Aereo could expand its online and mobile broadcast TV platform to 75 to 100 cities in the next year, IAC (Nasdaq: IACI) chairman Barry Diller said Sunday.
Aereo plans to launch Wednesday in New York, offering customers a free 30-day trial for its $12 monthly service which allows users to watch about 20 local broadcast channels on mobile devices, tablets, and connected TV devices such as Apple TV and Roku set-tops. Aereo relies on arrays of dime-sized antennas to capture over-the-air content, store it on DVRs assigned to each user, and deliver TV shows and movies via HTML5 to customers.
Several broadcasters filed a lawsuit on March 1 aimed at blocking Aereo from launching its platform. But Diller's remarks at the South by Southwest Interactive conference show that the company may not let litigation prevent it from expanding to other markets.

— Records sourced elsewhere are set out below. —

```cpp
int wavefrontPathTrace(rdh_ctx *c, const PixelMap &pm, float *d_direct, float *d_indirect, int iter, int looper, int samples,
                       int maxDepth, uint32_t flags) {
    if (maxDepth > kMaxWaveDepth) return fail(c, RDH_ERR_ARGS, "maxDepth %d exceeds %d", maxDepth, kMaxWaveDepth);
    const bool count = (flags & RDH_PT_COUNT) != 0, sort = (flags & RDH_PT_SORT_MATERIAL) != 0;
    const bool tree = usePairs(c, flags);
    unsigned traceRes = 0, shadeRes = 0;
    int rq = RDH_OK;
    withBools([&](auto cnt, auto pr) { rq = residentGrid(c, k_wf_trace<cnt.value, pr.value>, 256, &traceRes); }, count, tree);
    if (rq || (rq = residentGrid(c, k_wf_shade, 256, &shadeRes))) return rq;
    if (tree && !count) {
        int cus = 0;
        if (int rc = cuCount(c, &cus)) return rc;
        traceRes = std::min(traceRes, (unsigned)cus * (unsigned)RD_WF_PAIR_MAX_WAVES);
    }
    const unsigned traceGrid = sharedGrid(c, std::min(traceRes, kPersistentGrid), kUnbounded);
    const unsigned shadeGrid = sharedGrid(c, std::min(shadeRes, kPersistentGrid), kUnbounded);
    static const int partsEnv = getenv("RADISH_WF_PARTS") ? atoi(getenv("RADISH_WF_PARTS")) : kWfPartsDefault;
    int parts = ((flags & RDH_PT_WF_SUBFRAMES) && pm.numBlocks >= 2048) ? (partsEnv >= 1 && partsEnv <= kWfParts ? partsEnv : kWfPartsDefault) : 1;
    const int ovfDepth = c->scene.ds.treeDepth + 1;
    const size_t ovfNeed = (size_t)traceGrid * 4 * 64 * (size_t)ovfDepth * 2;
    if (tree && parts > 1 && (size_t)parts * ovfNeed * sizeof(int) > kWfStripBudget) parts = 1;
    hipStream_t sts[kWfParts] = {c->stream, c->sideStream, c->wfStream};
    if (tree) {
        for (int h = 0; h < parts; h++) {
            if (int rc = grow(c, c->wfTreeOvf[h], ovfNeed, ovfNeed * sizeof(int), Busy::Device)) return rc;
            c->wf[h].treeOvf = c->wfTreeOvf[h].as<int>();
            c->wf[h].treeOvfDepth = ovfDepth;
        }
    }
#ifdef RD_WF_STAMPS
    {
        const size_t stamps = (size_t)(maxDepth + 1) * traceGrid * 4 * kWfStampKinds + (size_t)(maxDepth + 1);
        if (int rc = grow(c, c->wfStamps, stamps, stamps * sizeof(unsigned long long), Busy::Device)) return rc;
        HIP_TRY(c, hipMemsetAsync(c->wfStamps.p, 0, stamps * sizeof(unsigned long long), c->stream));
        for (int h = 0; h < kWfParts; h++) {
            c->wf[h].stamps = h == 0 ? c->wfStamps.as<unsigned long long>() : nullptr;
            c->wf[h].stampWaves = (int)(traceGrid * 4);
            c->wf[h].stampStages = maxDepth + 1;
        }
        c->wfStampStages = maxDepth + 1;
        c->wfStampWaves = (int)(traceGrid * 4);
    }
#endif
    const long pf = parts >= 2 ? profBegin(c, flags) : -1;
    if (parts >= 2) {
        HIP_TRY(c, hipEventRecord(c->evWfFork, c->stream));
        for (int h = 1; h < parts; h++) HIP_TRY(c, hipStreamWaitEvent(sts[h], c->evWfFork, 0));
    }
    int rc = RDH_OK;
    auto keep = [&](hipError_t e, const char *what) {
        if (e != hipSuccess && rc == RDH_OK) rc = fail(c, (int)e, "HIP error (%s:%d): %s: %s", __FILE__, __LINE__, what, hipGetErrorString(e));
    };
    for (int h = 0; h < parts; h++) {
        const unsigned waves = traceGrid * 4u;
        c->wf[h].litCap = (int)(waves * 64u < (unsigned)kWfLitCap ? waves * 64u : (unsigned)kWfLitCap);
        if (flags & RDH_PT_WF_SMALL_LISTS) c->wf[h].litCap = 4;
    }
    for (int h = 0; h < parts; h++) {
        hipStream_t st = sts[h];
        WaveWorkspace &w = c->wf[h];
        const unsigned nLocal = (unsigned)(pm.numBlocks - h + parts - 1) / (unsigned)parts;
        const unsigned gridBlk = (((nLocal * (unsigned)samples + 3u) / 4u + 7u) / 8u) * 8u;
        keep(hipMemsetAsync(w.ctr, 0, sizeof(WaveCounters), st), "hipMemsetAsync(wavefront counters)");
        hipLaunchKernelGGL(k_wf_raygen, dim3(gridBlk), dim3(256), 0, st, c->scene.ds, c->cam, pm, w, looper, samples, h, parts);
    }
    for (int k = 0; k <= maxDepth && rc == RDH_OK; k++) {
        for (int h = 0; h < parts; h++) {
            hipStream_t st = sts[h];
            WaveWorkspace &w = c->wf[h];
            long pe = (h == 0 && parts == 1) ? profBegin(c, flags) : -1;
            withBools([&](auto cnt, auto pr) {
                hipLaunchKernelGGL((k_wf_trace<cnt.value, pr.value>), dim3(traceGrid), dim3(256), 0, st, c->scene.ds, w, k);
            }, count, tree);
            profEnd(c, pe);
            hipLaunchKernelGGL(k_wf_shade, dim3(shadeGrid), dim3(256), 0, st, c->scene.ds, w, k, maxDepth, sort ? 1 : 0);
        }
        keep(hipGetLastError(), "wavefront stage launch");
    }
    for (int h = 0; h < parts && rc == RDH_OK; h++) {
        hipStream_t st = sts[h];
        const unsigned nLocal = (unsigned)(pm.numBlocks - h + parts - 1) / (unsigned)parts;
        const unsigned gridBlk = (((nLocal + 3u) / 4u + 7u) / 8u) * 8u;
        hipLaunchKernelGGL(k_wf_finish, dim3(gridBlk), dim3(256), 0, st, pm, c->wf[h], iter, samples, d_direct, d_indirect, h, parts);
    }
    keep(hipGetLastError(), "k_wf_finish");
    if (parts >= 2) {
        hipError_t e1 = hipEventRecord(c->evWfJoin, c->sideStream);
        hipError_t e2 = hipStreamWaitEvent(c->stream, c->evWfJoin, 0);
        hipError_t e3 = hipEventRecord(c->evWfJoin3, c->wfStream);
        hipError_t e4 = hipStreamWaitEvent(c->stream, c->evWfJoin3, 0);
        if (e1 != hipSuccess || e2 != hipSuccess || e3 != hipSuccess || e4 != hipSuccess) {
            hipStreamSynchronize(c->sideStream);
            hipStreamSynchronize(c->wfStream);
            keep(e1 != hipSuccess ? e1 : (e2 != hipSuccess ? e2 : (e3 != hipSuccess ? e3 : e4)), "wavefront join");
        }
    }
    profEnd(c, pf);
    return rc;
// ... 327 lines not shown
                               const_cast<LightPre *>(c->scene.ds.lightPre), (int)lights.size(), d->sumLightPowerInv);
            HIP_TRY(c, hipStreamSynchronize(c->stream));
        }
    }
    std::vector<AliasRec> alias(d->lightSamplerLength);
    if (d->lightSamplerLength) memcpy(alias.data(), d->lightSampler, sizeof(AliasRec) * alias.size());
    for (auto &e : alias)
        if (e.failId < 0 || e.failId >= d->lightSamplerLength) return fail(c, RDH_ERR_ARGS, "alias table failId out of range");
    if ((rc = uploadVec(c, alias, &c->scene.ds.lightAlias))) return rc;
    std::vector<uint32_t> sobol(d->sampleSequence, d->sampleSequence + 10000 * 200);
    if ((rc = uploadVec(c, sobol, &c->scene.ds.sobol))) return rc;

    c->scene.ds.counters = c->dCounters;
    c->scene.ds.bvhSize = S;
    c->scene.ds.numPrims = N;
    c->scene.ds.lightSamplerLength = d->lightSamplerLength;
    c->scene.ds.sumLightPowerInv = d->sumLightPowerInv;
    c->scene.lightCap = d->numLights;
    c->scene.lightLenCap = d->lightSamplerLength;
    c->scene.primCap = N;
    c->scene.hostMats.assign(hm, hm + d->numMaterials);
    c->scene.matPrims.assign((size_t)d->numMaterials, 0);
    for (int p = 0; p < N; p++) c->scene.matPrims[(size_t)d->materialIds[p]]++;
    c->scene.edited.reset((size_t)d->numMaterials);
    c->scene.numTextures = d->numTextures;
    c->scene.texInfo.assign(texInfo.begin(), texInfo.begin() + d->numTextures);
    c->scene.texFloats = texFloats;
    c->scene.haveScene = true;
    c->orderValid = false;
    return RDH_OK;
}

int rdh_set_camera(rdh_ctx *c, const void *camera196) {
    if (!c || !camera196) return RDH_ERR_ARGS;
    DCamera d = toDeviceCamera(camera196);
    if (d.resx <= 0 || d.resy <= 0) return fail(c, RDH_ERR_ARGS, "camera resolution %dx%d", d.resx, d.resy);
    if (d.resx != c->cam.resx || d.resy != c->cam.resy) c->orderValid = false;
    c->cam = d;
    c->haveCamera = true;
    return RDH_OK;
}

int rdh_set_partition(rdh_ctx *c, int rank, int world, int tileSize) {
    if (!c || world < 1 || rank < 0 || rank >= world || tileSize < 8 || (tileSize % 8) != 0)
        return fail(c, RDH_ERR_ARGS, "rdh_set_partition(rank=%d, world=%d, tile=%d)", rank, world, tileSize);
    if (rank != c->rank || world != c->world || tileSize != c->tile) c->orderValid = false;
// ... 1027 lines not shown
#ifdef RD_PERSIST_STAMPS
    HIP_TRY(c, hipStreamSynchronize(c->stream));
    HIP_TRY(c, hipMemcpy(out5x4096, c->dPersist->stamp, sizeof(unsigned long long) * 5 * 4096, hipMemcpyDeviceToHost));
    return RDH_OK;
#else
    return fail(c, RDH_ERR_UNSUPPORTED, "library built without RD_PERSIST_STAMPS");
#endif
}

int rdh_debug_wf_stamps(rdh_ctx *c, uint64_t *out, int64_t capacity, int32_t *stages, int32_t *waves) {
    if (!c || !stages || !waves || capacity < 0 || (capacity > 0 && !out)) return RDH_ERR_ARGS;
#ifdef RD_WF_STAMPS
    HIP_TRY(c, hipStreamSynchronize(c->stream));
    *stages = c->wfStampStages;
    *waves = c->wfStampWaves;
    const int64_t n = (int64_t)c->wfStampStages * c->wfStampWaves * kWfStampKinds;
    if (n > 0 && capacity >= n) HIP_TRY(c, hipMemcpy(out, c->wfStamps.p, sizeof(unsigned long long) * (size_t)n, hipMemcpyDeviceToHost));
    return RDH_OK;
#else
    return fail(c, RDH_ERR_UNSUPPORTED, "library built without RD_WF_STAMPS");
#endif
}

int rdh_copy_image_to_pbo(rdh_ctx *c, void *d_pbo, const void *d_image, int width, int height, int kind, int toneMapping,
                          float scale) {
    if (!c) return RDH_ERR_ARGS;
    if (!d_pbo || !d_image || width <= 0 || height <= 0 || kind < 0 || kind > 3 || toneMapping < 0 || toneMapping > 2)
        return fail(c, RDH_ERR_ARGS, "rdh_copy_image_to_pbo: bad arguments");
    HIP_TRY(c, hipSetDevice(c->device));
    if (int rj = joinComm(c)) return rj;
    long long total = (long long)width * height;
    hipLaunchKernelGGL(k_send_image_to_pbo, dim3((unsigned)((total + 255) / 256)), dim3(256), 0, c->stream,
                       static_cast<uint32_t *>(d_pbo), d_image, width, height, kind, toneMapping, scale);
    HIP_TRY(c, hipGetLastError());
    return RDH_OK;
}

extern "C++" {
namespace {
int denoiseGB(rdh_ctx *c, const rdh_gbuffer *gb, DenoiseGB &d, const char *what) {
    if (int rj = joinComm(c)) return rj;
    if (!gb || !gb->albedo || !gb->motion || gb->frameIdx < 0 || gb->frameIdx > 1 || gb->width <= 0 || gb->height <= 0)
        return fail(c, RDH_ERR_ARGS, "%s: bad G-buffer", what);
    for (int k = 0; k < 2; k++)
        if (!gb->normal[k] || !gb->depth[k] || !gb->primId[k]) return fail(c, RDH_ERR_ARGS, "%s: null G-buffer plane", what);
    const int f = gb->frameIdx;
// ... 1280 lines not shown
```

Baseline: 3063.

## Cull last-bounce rays missing emitter bounds and skip zero-contribution shadow rays

In the wavefront shade kernel, extension rays at the final bounce are no longer emitted when they cannot hit the bounding box of all emissive triangles (only with no environment map and a complete light list). Shadow rays whose NEE contribution is zero or absent are also no longer queued. A small per-frame kernel computes the padded emitter box. This cuts trace work on the last stage and on useless shadow rays, at the cost of an extra tiny launch, an extra atomic per wave for lit-shadow counting, and a new debug counter API.

```diff
diff --git a/include/radish_hip.h b/include/radish_hip.h
--- a/include/radish_hip.h
+++ b/include/radish_hip.h
@@ -81,6 +81,7 @@
 #define RDH_PT_NO_PAIRS 16384u
 #define RDH_PT_NO_PACKETS 8192u
 #define RDH_PT_AUTO 65536u
+#define RDH_PT_WALK_ALL 131072u
 #define RDH_PT_NO_SCHEDULE 32u
 #define RDH_PT_PROFILE 8u
 
@@ -217,6 +218,7 @@
 int rdh_debug_persist_stamps(rdh_ctx *ctx, uint64_t *out5x4096);
 int rdh_debug_persist_phases(rdh_ctx *ctx, uint64_t *out16);
 int rdh_debug_wf_stamps(rdh_ctx *ctx, uint64_t *out, int64_t capacity, int32_t *stages, int32_t *waves);
+int rdh_debug_wf_counts(rdh_ctx *ctx, int32_t *rays, int32_t *shadows, int32_t capacity, int32_t *stages);
 
 int rdh_last_kernel_ms(rdh_ctx *ctx, float *ms);
 
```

While Aereo could appeal to cable cord cutters who would no longer have to rely on basic cable subscriptions to watch local TV, the platform could also give cable operators leverage in negotiations with local broadcasters demanding increased retransmission-consent fees. In markets such as Corpus Christi, Texas, where Time Warner Cable (NYSE: TWC) has handed out more than 20,000 over-the-air antennas to subscribers that have lost four local TV stations because of a retransmission-consent dispute, cable subscribers may be able to use Aereo to watch local TV stations.
IAC is an investor in Aereo, which maintains that the copyright laws that have allowed Cablevision (NYSE: CVC) to launch its network-based DVR will also protect its platform. Diller, who helped launch Fox as the fourth national broadcast network in 1986, appears to welcome a lively debate on copyright law with broadcasters that have sued Aereo, including NBC, CBS, Fox, ABC and PBS. "Another reason I love it [Aereo]. It's going to be a great fight," Diller said Sunday.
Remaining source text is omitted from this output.